Spent some time yesterday at the Blacksmiths Guild of the Potomac's Spring Party, at the new location in Berryville (about 3 miles from home.) I arrived unavoidably late, around 1pm, and paid at the door, with badge number 181, though I believe I saw less than 100 people there. There were probably a lot of no-shows due to weather, which was grey, cold, and rainy.

The last time I went to the spring gathering, there were four simultaneous demonstration areas going, at least a couple of hundred attendees, dozens of tailgaters, and several faces I recognized. This time was different, probably due to the combination of the new location and the weather.

I was just in time for the Iron in the Hat, a raffle-like activity often performed at blacksmiths' gatherings. People donate items, such as stock or tools, which are laid out on tables; people then buy tickets and place them in cups for each of the donated items. When all is done, each items' cup is emptied and a winning ticket is drawn.

In my case, I had brought some tool steel to donate, but arrived too late to put it in the auction; but I was able to buy some tickets and at least put a few down on items of interest. I walked away from the iron in the hat with a large (10" diameter, 3" wide) flap wheel, a bundle of sanding disks, a new welding helmet, and the satisfaction of knowing I'd contributed some bucks towards keeping the guild going.
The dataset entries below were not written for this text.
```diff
@@ -348,24 +347,41 @@
                                                    int64_t colsum_stride) {
   const int s = blockIdx.z;
   const int32_t cx = blockIdx.x * 256 + threadIdx.x, cy = blockIdx.y;
-  if (cx >= g.ncx) return;
-  GrayPtrs P = gray_ptrs(g, scratch + s * sstride);
-  if (FMT != F_Y400A && P.light[(size_t)cy * g.ncx + cx] == 255u * cell_pixels(g, cx, cy)) return;
-  if (!gray_cell_wiped(g, P.tile, cx, cy)) return;
+  GrayPtrs P = gray_ptrs(g, scratch + s * sstride);
+  bool wipe = cx < g.ncx;
+  if (wipe && FMT != F_Y400A) wipe = P.light[(size_t)cy * g.ncx + cx] != 255u * cell_pixels(g, cx, cy);
+  if (wipe) wipe = gray_cell_wiped(g, P.tile, cx, cy);
+  const uint64_t M = __ballot(wipe);
+  if (!M) return;
+  int G = 1;
+  while (G < g.cw && G < 64) G <<= 1;
+  const int K = 64 / G, lane = threadIdx.x & 63;
+  const int grp = lane / G, c0 = lane & (G - 1);
   uint8_t* base = plane_ptr(img, s);
-  const int32_t x0 = cx * g.cw, x1 = imin(x0 + g.cw, g.W);
+  const int64_t pitch = img.P.pitch;
   const int32_t y0 = cy * g.ch, y1 = imin(y0 + g.ch, g.H);
-  if (FMT == F_GRAY8 && colsum) {
-    uint32_t* out = colsum + (int64_t)s * colsum_stride;
-    for (int32_t x = x0; x < x1; x++) {
-      uint32_t add = 0;
-      for (int32_t y = y0; y < y1; y++) add += 255u - base[(int64_t)y * img.P.pitch + x];
-      if (add) atomicAdd(out + x, add);
-    }
-  }
-  for (int32_t y = y0; y < y1; y++) {
-    uint8_t* row = base + (int64_t)y * img.P.pitch;
-    for (int32_t x = x0; x < x1; x++) white_px<FMT>(row, x);
+  uint32_t* out = FMT == F_GRAY8 && colsum ? colsum + (int64_t)s * colsum_stride : nullptr;
+  for (int k = 0; k < G; k++) {
+    if (!((M >> (k * K + grp)) & 1ull)) continue;
+    const int32_t wx = cx - lane + k * K + grp;
+    const int32_t x0 = wx * g.cw, x1 = imin(x0 + g.cw, g.W);
+    for (int32_t x = x0 + c0; x < x1; x += G) {
+      if (out) {
+        uint32_t add = 0;
+        const uint8_t* p = base + (int64_t)y0 * pitch + x;
+        int32_t y = y0;
+        for (; y + 4 <= y1; y += 4, p += 4 * pitch) {
+          uint32_t v[4];
+#pragma unroll
+          for (int j = 0; j < 4; j++) v[j] = p[j * pitch];
+#pragma unroll
+          for (int j = 0; j < 4; j++) add += 255u - v[j];
+        }
+        for (; y < y1; y++, p += pitch) add += 255u - *p;
+        if (add) atomicAdd(out + x, add);
+      }
+      for (int32_t y = y0; y < y1; y++) white_px<FMT>(base + (int64_t)y * pitch, x);
+    }
   }
 }
 
@@ -386,10 +402,11 @@
     hipLaunchKernelGGL(k_gray_cells<FMT>, grid, dim3(256), 0, st, img, g, scr, ss);
   }
   const int32_t ntiles = g.ntx * g.nty;
-  if (gray_tiles_in_lds(g))
-    hipLaunchKernelGGL(k_gray_tiles_rows, dim3(g.nty, count), dim3(256), gray_rows_lds(g), st, g, scr,
-                       ss);
-  else
+  if (gray_tiles_in_lds(g)) {
+    allow_dynamic_lds((const void*)k_gray_tiles_rows, gray_tiles_lds_bytes(g));
+    hipLaunchKernelGGL(k_gray_tiles_rows, dim3(g.nty, count), dim3(256), gray_tiles_lds_bytes(g), st, g,
+                       scr, ss);
+  } else
     hipLaunchKernelGGL(k_gray_tiles, dim3((ntiles + 255) / 256, count), dim3(256), 0, st, g, scr,
                        ss);
   if (!(diag_skip() & 4))
```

Over in the tailgating section (only about 5 people selling that I could see), I picked up an assortment of tongs (wolf's jaw, double pickup, 1/4" x 1", and 5/8" square), lusted over some old-style vices, and bought another bending fork. At the end of the day, I also picked up a large (~18" x 48" x 18") piece of M2 and a smaller piece of 4130 (20" x 24" x 1/8") for very cheap. The M2 is certainly worth far more than that; I've been meaning to pick some up for experimentation.

Some friends (strawberrykaren & severus_bracae)dropped in for a while and watched the demos.

The demonstrator was Bill Scheer of Mystic Seaport, who did a nice set of demos on harpoon making, some tools, and talked of smithcraft in general. General hanging-out and open forging continued into the night.

Overall, it was a bit smaller than expected, given the previous years turnouts, but given better weather and perhaps a bit of time to settle into the new space it should recover.